# ECO PRO prediction diagram



## fatespb (Sep 10, 2014)

Help me please with prediction diagram activation. 
I didn't manage to make it work.
There were 3 parameters which I switched on:

FAHRSTILANALYSE_BRW > aktiv 
FAHRSTILANALYSE > aktiv 
FAHRSTILANALYSE_ANIMATION >aktiv 

I got the diagram but it doesn't work properly.
I see tips and pictures like "slow down in advance" and "switch to D" but there are no stars and main picture doesn't change at all.
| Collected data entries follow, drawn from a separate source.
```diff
-    const int grid = n_regions < want ? n_regions : want;
-    static int attr2[16], attr4[16];
-    if (nwv == 4) {
-        auto k = split_recheck_regions_kernel<4>;
-        if (int e = kge_ensure_dyn_smem(reinterpret_cast<const void *>(k), smem, attr4)) return e;
-        hipLaunchKernelGGL(k, dim3(grid), dim3(256), smem, kge_s(stream), *d, s_true, list, region_cap, region_count, n_regions,
-                           ldq, seg, raw_count, list_stat, list_count);
-    } else {
-        auto k = split_recheck_regions_kernel<2>;
-        if (int e = kge_ensure_dyn_smem(reinterpret_cast<const void *>(k), smem, attr2)) return e;
-        hipLaunchKernelGGL(k, dim3(grid), dim3(128), smem, kge_s(stream), *d, s_true, list, region_cap, region_count, n_regions,
-                           ldq, seg, raw_count, list_stat, list_count);
-    }
+    const int nwv = kge_env_int("KGE_RECHECK_REGION_WAVES", 2) == 4 ? 4 : 2;
+    const int smem = (RR_ROWS * ldq + nwv * 64 * KGE_PS_LD) * 4;
+    const int batch = nwv * 64 * RR_G;
+    const int n_batches = (region_cap + batch - 1) / batch;
+    const int64_t n_items = (int64_t)n_regions * n_batches;
+    auto launch = [&](auto k, int *attr, int (*slots)[2]) -> int {
+        if (int e = kge_ensure_dyn_smem(reinterpret_cast<const void *>(k), smem, attr)) return e;
+        int dev = 0;
+        if (hipGetDevice(&dev) != hipSuccess || dev < 0 || dev >= 16) return KGE_EINVAL;
+        if (slots[dev][0] != smem) {
+            int nb = 0;
+            if (hipOccupancyMaxActiveBlocksPerMultiprocessor(&nb, k, 64 * nwv, smem) != hipSuccess || nb <= 0) return KGE_EINVAL;
+            slots[dev][1] = nb;
+            slots[dev][0] = smem;
+        }
+        const int per_cu = slots[dev][1];
+        const int64_t want = (int64_t)split_num_cus() * (per_cu + (per_cu + 1) / 2);
+        const int grid = (int)(n_items < want ? n_items : want);
+        hipLaunchKernelGGL(k, dim3(grid), dim3(64 * nwv), smem, kge_s(stream), *d, s_true, list, region_cap, region_count,
+                           n_regions, n_batches, ldq, seg, raw_count, list_stat, list_count);
+        return 0;
+    };
+    static int attr2[16], attr4[16], slots2[16][2], slots4[16][2];
+    if (int e = nwv == 4 ? launch(split_recheck_regions_kernel<4>, attr4, slots4)
+                         : launch(split_recheck_regions_kernel<2>, attr2, slots2)) return e;
     KGE_CHECK_LAUNCH();
     return 0;
 }
```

What else I have to code? :dunno:
NBT ISTEP 14-11-502


----------



## jackylooo (Nov 26, 2014)

On the same boat, mine iStep is 15-07-503 F10, still not see the ECO Analyzer working , I think this function is simply not ready yet for publish...


----------



## neo_andersson (Feb 3, 2008)

The stars part work only when you have your iphone connected and BMW Connected Drive App activated to record trip data in ECOPRO mode.


----------



## jackylooo (Nov 26, 2014)

I tried that too, yes, it would work under 6NR, just wonder why it can't work stand alone mode?


----------



## jackylooo (Nov 26, 2014)

And you can only see it work under BMW App menu instead of ECO menu in idrive.


----------



## neo_andersson (Feb 3, 2008)

have you set ECO_TIPS_LAYOUT_NEW to aktiv?


----------



## jackylooo (Nov 26, 2014)

Yes, I did.


----------



## fatespb (Sep 10, 2014)

neo_andersson said:


> have you set ECO_TIPS_LAYOUT_NEW to aktiv?


So do I w/o any effect 
:dunno:



neo_andersson said:


> The stars part work only when you have your iphone connected and BMW Connected Drive App activated to record trip data in ECOPRO mode.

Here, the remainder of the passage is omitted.